I was doing TRIPINV. The problem requires us to find triplets with ai > aj > ak for i < j < k.
I was thinking of using 2 BITs for the same, and use a (Sum) C (2), and of sum of (SameElements) C (2). But I can't maintain the order of elements this way. For instance, in A[1..6] = 3 2 1 3 2 1 My program would identify A[2],A[5],A[6] as a triplet too.
Can anyone help me out?
PS: C denotes Combination
I think that we simply need to calculate for every index j, how many indices i < j satisfy inequality ai > aj (lets denote result as A), how many indices k > j satisfy inequality aj > ak (lets denote result as B), and add to answer A·B. We can calculate A, adding numbers to BIT in decreasing order, and for calculating B we add numbers to another BIT in increasing order.
Building the 2nd BIT in the reverse order was very clever. Thank you!
Let's use 2 BITs. First BIT T1[x] will count number of elements greater or equal than x, while second BIT T2[x] will count number of inversions i, j (i < j and A[i] > A[j]) such that A[j] > = x, that is number of inversions with second element greater or equal to x. Then after reading a number n, we query the first bit for n + 1 and perform increase operation to the second BIT at n with that value.

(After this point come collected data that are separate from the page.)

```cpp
template <bool OBF = false>
__global__ __launch_bounds__(256) void gemm_bf16_nt_w4_kernel(BArgs g, int ntx, int nty) {
  extern __shared__ __attribute__((aligned(1024))) char ldsg[];
  const int nt = ntx * nty;
  int orig = blockIdx.x;
  const int SR = g.super_rows > 0 ? g.super_rows : 1 << 20;
  auto tile_origin = [&](int o, int& tm0, int& tn0) {
    const int xcd = o & 7, q8 = nt >> 3, r8 = nt & 7;
    const int t = (xcd < r8 ? xcd * (q8 + 1) : r8 * (q8 + 1) + (xcd - r8) * q8) + (o >> 3);
    const int per = SR * ntx, sr = t / per, rem = t - sr * per;
    const int rows = min(SR, nty - sr * SR);
    const int tn = rem / rows;
    tm0 = (sr * SR + rem - tn * rows) * 256; tn0 = tn * 256;
  };
  int m0, n0;
  tile_origin(orig, m0, n0);
  const int nkt = g.K >> 6;
  const int lane = threadIdx.x & 63;
  const int wave = __builtin_amdgcn_readfirstlane(threadIdx.x >> 6);
  const int wm = wave >> 1, wn = wave & 1;
  const unsigned lds0 = (unsigned)(uintptr_t)(lds_void*)ldsg;

  unsigned voffA[8], voffB[8];
  const char* sA;
  const char* sB;
  auto retarget = [&](int tm0, int tn0) {
    int rl = lane;
    asm volatile("" : "+v"(rl));
    const int prow = rl >> 3;
#pragma unroll
    for (int p = 0; p < 8; ++p) {
      const int r = (wave + 4 * p) * 8 + prow;
      const int seg = (rl & 7) ^ ((r >> 1) & 7);
      voffA[p] = (unsigned)(min(r, g.M - 1 - tm0) * g.lda * 2 + seg * 16);
      voffB[p] = (unsigned)(min(r, g.N - 1 - tn0) * g.ldb * 2 + seg * 16);
    }
    sA = reinterpret_cast<const char*>(g.A + (long long)tm0 * g.lda);
    sB = reinterpret_cast<const char*>(g.B + (long long)tn0 * g.ldb);
  };
  retarget(m0, n0);
  const unsigned dstw = lds0 + wave * 1024;
  auto dma_a = [&](unsigned boff, int p) { w4_dma(voffA[p], sA, dstw + boff + p * 4096); };
  auto dma_b = [&](unsigned boff, int p) { w4_dma(voffB[p], sB, dstw + boff + 32768 + p * 4096); };

  const int frow = lane & 15, fseg = lane >> 4;
  const unsigned swz0 = (unsigned)((fseg ^ ((frow >> 1) & 7)) << 4);
  const unsigned raA0 = lds0 + (wm * 128 + frow) * 128 + swz0;
  const unsigned raB0 = lds0 + 32768 + (wn * 128 + frow) * 128 + swz0;

  f32x4 acc[8][8];
  f32x4 fa[2][8], fb[2][8];
#define W4_BC(x) __builtin_bit_cast(bf16x8, x)
#define W4_SB() __builtin_amdgcn_sched_barrier(0)
#define W4_RD(dst, addr, off) asm volatile("ds_read_b128 %0, %1 offset:%2" : "=v"(dst) : "v"(addr), "n"(off))
#define W4_LGKM0(F)                                                                                                                   \
  asm volatile("s_waitcnt lgkmcnt(0)"                                                                                                 \
               : "+v"(F[0]), "+v"(F[1]), "+v"(F[2]), "+v"(F[3]), "+v"(F[4]), "+v"(F[5]), "+v"(F[6]), "+v"(F[7])                       \
               :                                                                                                                      \
               : "memory")
#define W4_KTILE(DMA, VMW, NEXT)                                                                                                      \
  do {                                                                                                                                \
    const unsigned cA1 = (raA0 ^ 64u) + boff, cB1 = (raB0 ^ 64u) + boff, nA0 = raA0 + (boff ^ 65536u), nB0 = raB0 + (boff ^ 65536u);  \
    W4_SB();                                                                                                                          \
    _Pragma("unroll") for (int m_ = 0; m_ < 64; ++m_) {                                                                               \
      acc[m_ & 7][m_ >> 3] = __builtin_amdgcn_mfma_f32_16x16x32_bf16(W4_BC(fb[0][m_ >> 3]), W4_BC(fa[0][m_ & 7]), acc[m_ & 7][m_ >> 3], 0, 0, 0); \
      W4_SB();                                                                                                                        \
      if (m_ < 16 && !(m_ & 1)) W4_RD(fa[1][(m_ >> 1) & 7], cA1, ((m_ >> 1) & 7) * 2048);                                             \
      if (m_ == 19) W4_LGKM0(fa[1]);                                                                                                  \
      if (m_ == 20) __builtin_amdgcn_s_barrier();                                                                                     \
      if (m_ >= 21 && m_ <= 51 && (m_ & 1)) {                                                                                         \
        if (((m_ - 21) >> 1) & 1) W4_RD(fb[1][((m_ - 21) >> 2) & 7], cB1, (((m_ - 21) >> 2) & 7) * 2048);                             \
        else if (DMA) dma_a(boff, ((m_ - 21) >> 2) & 7);                                                                              \
      }                                                                                                                               \
      if (m_ == 54) W4_LGKM0(fb[1]);                                                                                                  \
      if (m_ == 55) __builtin_amdgcn_s_barrier();                                                                                     \
      if ((DMA) && (m_ == 57 || m_ == 59 || m_ == 61)) dma_b(boff, (m_ - 57) >> 1);                                                   \
      W4_SB();                                                                                                                        \
    }                                                                                                                                 \
    _Pragma("unroll") for (int m_ = 0; m_ < 64; ++m_) {                                                                               \
      acc[m_ & 7][m_ >> 3] = __builtin_amdgcn_mfma_f32_16x16x32_bf16(W4_BC(fb[1][m_ >> 3]), W4_BC(fa[1][m_ & 7]), acc[m_ & 7][m_ >> 3], 0, 0, 0); \
      W4_SB();                                                                                                                        \
      if ((DMA) && m_ < 10 && !(m_ & 1)) dma_b(boff, 3 + (m_ >> 1));                                                                  \
      if ((DMA) && m_ == 9) { sA += 128; sB += 128; }                                                                                 \
      if ((NEXT) && m_ == 10) asm volatile(VMW ::: "memory");                                                                         \
      if ((NEXT) && m_ == 11) __builtin_amdgcn_s_barrier();                                                                           \
      if ((NEXT) && m_ >= 13 && m_ <= 58 && (m_ - 13) % 3 == 0) {                                                                     \
        if ((m_ - 13) / 3 < 8) W4_RD(fa[0][((m_ - 13) / 3) & 7], nA0, (((m_ - 13) / 3) & 7) * 2048);                                  \
        else W4_RD(fb[0][((m_ - 13) / 3 - 8) & 7], nB0, (((m_ - 13) / 3 - 8) & 7) * 2048);                                            \
      }                                                                                                                               \
      W4_SB();                                                                                                                        \
    }                                                                                                                                 \
    if (NEXT) { W4_LGKM0(fa[0]); W4_LGKM0(fb[0]); }                                                                                   \
    W4_SB();                                                                                                                          \
    boff ^= 65536u;                                                                                                                   \
  } while (0)

  auto stage_first_two = [&]() {
#pragma unroll
    for (int p = 0; p < 8; ++p) { dma_a(0u, p); dma_b(0u, p); }
    sA += 128; sB += 128;
#pragma unroll
    for (int p = 0; p < 8; ++p) { dma_a(65536u, p); dma_b(65536u, p); }
    sA += 128; sB += 128;
  };
  stage_first_two();
  bool after_epilogue = false;
  for (;;) {
    if (after_epilogue) asm volatile("s_waitcnt vmcnt(63)" ::: "memory");
    else asm volatile("s_waitcnt vmcnt(0)" ::: "memory");
    __builtin_amdgcn_s_barrier();
    W4_SB();
#pragma unroll
    for (int i = 0; i < 8; ++i) W4_RD(fa[0][i], raA0, i * 2048);
#pragma unroll
    for (int j = 0; j < 8; ++j) W4_RD(fb[0][j], raB0, j * 2048);
#pragma unroll
    for (int i = 0; i < 8; ++i)
#pragma unroll
      for (int j = 0; j < 8; ++j) acc[i][j] = f32x4{0.f, 0.f, 0.f, 0.f};
    W4_LGKM0(fa[0]);
    W4_LGKM0(fb[0]);
    unsigned boff = 0u;
    int kt = 0;
    if (nkt > 2) {
      W4_KTILE(1, "", 1);
      kt = 1;
    }
    for (; kt < nkt - 2; ++kt) W4_KTILE(1, "s_waitcnt vmcnt(16)", 1);
    if (kt < nkt - 1) W4_KTILE(0, "s_waitcnt vmcnt(0)", 1);
    const bool more = orig + (int)gridDim.x < nt;
    int m0n = 0, n0n = 0;
    if (more) {
      tile_origin(orig + (int)gridDim.x, m0n, n0n);
      retarget(m0n, n0n);
    }
    f32x4 pbv[8];
#pragma unroll
    for (int j = 0; j < 8; ++j) {
      const int col = n0 + wn * 128 + j * 16 + fseg * 4;
      const char* bp = (g.bias && col < g.N) ? reinterpret_cast<const char*>(g.bias + col) : reinterpret_cast<const char*>(g_zero16);
      asm volatile("global_load_dwordx4 %0, %1, off" : "=v"(pbv[j]) : "v"(bp) : "memory");
    }
    W4_KTILE(0, "", 0);
    asm volatile("s_waitcnt vmcnt(0)"
                 : "+v"(pbv[0]), "+v"(pbv[1]), "+v"(pbv[2]), "+v"(pbv[3]), "+v"(pbv[4]), "+v"(pbv[5]), "+v"(pbv[6]), "+v"(pbv[7])
                 :
                 : "memory");
    if (more) stage_first_two();
    {
      float* C = g.C;
      const long long ldc = g.ldc;
      const bool stream_out = (g.nt_store & 1) != 0;
      int el = lane;
      asm volatile("" : "+v"(el));
      const int frow = el & 15, fseg = el >> 4;
      if constexpr (OBF) {
        __bf16* Cb = reinterpret_cast<__bf16*>(C);
#pragma unroll
        for (int i = 0; i < 8; ++i) {
          const int row = m0 + wm * 128 + i * 16 + frow;
#pragma unroll
          for (int j = 0; j < 8; j += 2) {
            const f32x4 va = acc[i][j] + pbv[j], vb = acc[i][j + 1] + pbv[j + 1];
            const bf16x4w pa = {(__bf16)va[0], (__bf16)va[1], (__bf16)va[2], (__bf16)va[3]};
            const bf16x4w pb = {(__bf16)vb[0], (__bf16)vb[1], (__bf16)vb[2], (__bf16)vb[3]};
            const f32x2w a2 = __builtin_bit_cast(f32x2w, pa), b2 = __builtin_bit_cast(f32x2w, pb);
            const u32pair s0 = permlane16_swap(a2[0], b2[0]), s1 = permlane16_swap(a2[1], b2[1]);
            const int col = n0 + wn * 128 + (j + (fseg & 1)) * 16 + (fseg >> 1) * 8;
            const f32x4 v = {s0.a, s1.a, s0.b, s1.b};
            f32x4* pc = (row < g.M && col < g.N) ? reinterpret_cast<f32x4*>(Cb + (long long)row * ldc + col) : reinterpret_cast<f32x4*>(g_sink16);
            if (stream_out) __builtin_nontemporal_store(v, pc);
            else *pc = v;
          }
        }
      } else
#pragma unroll
      for (int i = 0; i < 8; ++i) {
        const int row = m0 + wm * 128 + i * 16 + frow;
#pragma unroll
        for (int j = 0; j < 8; ++j) {
          const int col = n0 + wn * 128 + j * 16 + fseg * 4;
          const f32x4 v = acc[i][j] + pbv[j];
          f32x4* pc = (row < g.M && col < g.N) ? reinterpret_cast<f32x4*>(C + (long long)row * ldc + col) : reinterpret_cast<f32x4*>(g_sink16);
          if (stream_out) __builtin_nontemporal_store(v, pc);
          else *pc = v;
        }
      }
    }
    if (!more) break;
    orig += (int)gridDim.x; m0 = m0n; n0 = n0n;
    after_epilogue = true;
  }
  asm volatile("s_waitcnt vmcnt(0)" ::: "memory");
#undef W4_BC
#undef W4_SB
#undef W4_RD
#undef W4_LGKM0
#undef W4_KTILE
}
```

Measured before the change: 2828.

## Overlap previous tile's epilogue stores with next tile's first MFMA k-step

Restructures the persistent GEMM loop so the next tile's DMA staging happens continuously across tile boundaries, and the previous tile's accumulator stores (bias add plus nontemporal global stores) are interleaved into the first k-tile's MFMA stream as a 'seam' drain. Accumulators move to AGPRs via inline-asm MFMA, with a zero-C form for the first k-step, which removes explicit zeroing. Retargeting skips recomputing clamped offsets for interior tiles. The aim is to hide the epilogue store latency and the pipeline refill bubble between tiles. The cost is heavy reliance on hand-tuned waitcnt values and exec masking, which is fragile to get right.

```diff
diff --git a/asr_amd/csrc/gemm_nt_w4.h b/asr_amd/csrc/gemm_nt_w4.h
--- a/asr_amd/csrc/gemm_nt_w4.h
+++ b/asr_amd/csrc/gemm_nt_w4.h
@@ -31,16 +31,22 @@
   unsigned voffA[8], voffB[8];
   const char* sA;
   const char* sB;
+  bool clampA = true, clampB = true;
   auto retarget = [&](int tm0, int tn0) {
-    int rl = lane;
-    asm volatile("" : "+v"(rl));
-    const int prow = rl >> 3;
-#pragma unroll
-    for (int p = 0; p < 8; ++p) {
-      const int r = (wave + 4 * p) * 8 + prow;
-      const int seg = (rl & 7) ^ ((r >> 1) & 7);
-      voffA[p] = (unsigned)(min(r, g.M - 1 - tm0) * g.lda * 2 + seg * 16);
-      voffB[p] = (unsigned)(min(r, g.N - 1 - tn0) * g.ldb * 2 + seg * 16);
+    const bool eA = tm0 + 256 > g.M, eB = tn0 + 256 > g.N;
+    if (eA || clampA || eB || clampB) {
+      int rl = lane;
+      asm volatile("" : "+v"(rl));
+      const int prow = rl >> 3;
+      const int capA = (eA || clampA) ? g.M - 1 - tm0 : 255, capB = (eB || clampB) ? g.N - 1 - tn0 : 255;
+#pragma unroll
+      for (int p = 0; p < 8; ++p) {
+        const int r = (wave + 4 * p) * 8 + prow;
+        const int seg = (rl & 7) ^ ((r >> 1) & 7);
+        voffA[p] = (unsigned)(min(r, capA) * g.lda * 2 + seg * 16);
+        voffB[p] = (unsigned)(min(r, capB) * g.ldb * 2 + seg * 16);
+      }
+      clampA = eA; clampB = eB;
     }
     sA = reinterpret_cast<const char*>(g.A + (long long)tm0 * g.lda);
     sB = reinterpret_cast<const char*>(g.B + (long long)tn0 * g.ldb);
@@ -57,7 +63,6 @@
 
   f32x4 acc[8][8];
   f32x4 fa[2][8], fb[2][8];
-#define W4_BC(x) __builtin_bit_cast(bf16x8, x)
 #define W4_SB() __builtin_amdgcn_sched_barrier(0)
 #define W4_RD(dst, addr, off) asm volatile("ds_read_b128 %0, %1 offset:%2" : "=v"(dst) : "v"(addr), "n"(off))
 #define W4_LGKM0(F)                                                                                                                   \
@@ -65,30 +70,47 @@
                : "+v"(F[0]), "+v"(F[1]), "+v"(F[2]), "+v"(F[3]), "+v"(F[4]), "+v"(F[5]), "+v"(F[6]), "+v"(F[7])                       \
                :                                                                                                                      \
                : "memory")
-#define W4_KTILE(DMA, VMW, NEXT)                                                                                                      \
+#define W4_MFMA(c, b, a) asm volatile("v_mfma_f32_16x16x32_bf16 %0, %1, %2, %0" : "+a"(c) : "v"(b), "v"(a))
+#define W4_MFMA0(c, b, a) asm volatile("v_mfma_f32_16x16x32_bf16 %0, %1, %2, 0" : "+a"(c) : "v"(b), "v"(a))
+#define W4_MFMA_DONE() asm volatile("s_nop 15\n\ts_nop 7" ::: "memory")
+#define W4_ST(voff, data, sbase, imm, on)                                                                                        \
+  asm volatile("s_mov_b32 exec_lo, %4\n\ts_mov_b32 exec_hi, %4\n\tglobal_store_dwordx4 %0, %1, %2 offset:%3 nt\n\ts_mov_b64 exec, -1" \
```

Finally we query second BIT for n + 1 and add that value to our final answer.
Code is very short and pretty -> C++ Code
There is a similar problem on CF:
http://codeforces.net/problemset/problem/61/E
Yet another similar problem.
You can use
two segment tree for solving it in O(nlogn), for tracking the number of elements smaller to the right and larger to the left of any particular element then basically you have to add all theleft[i]*right[i]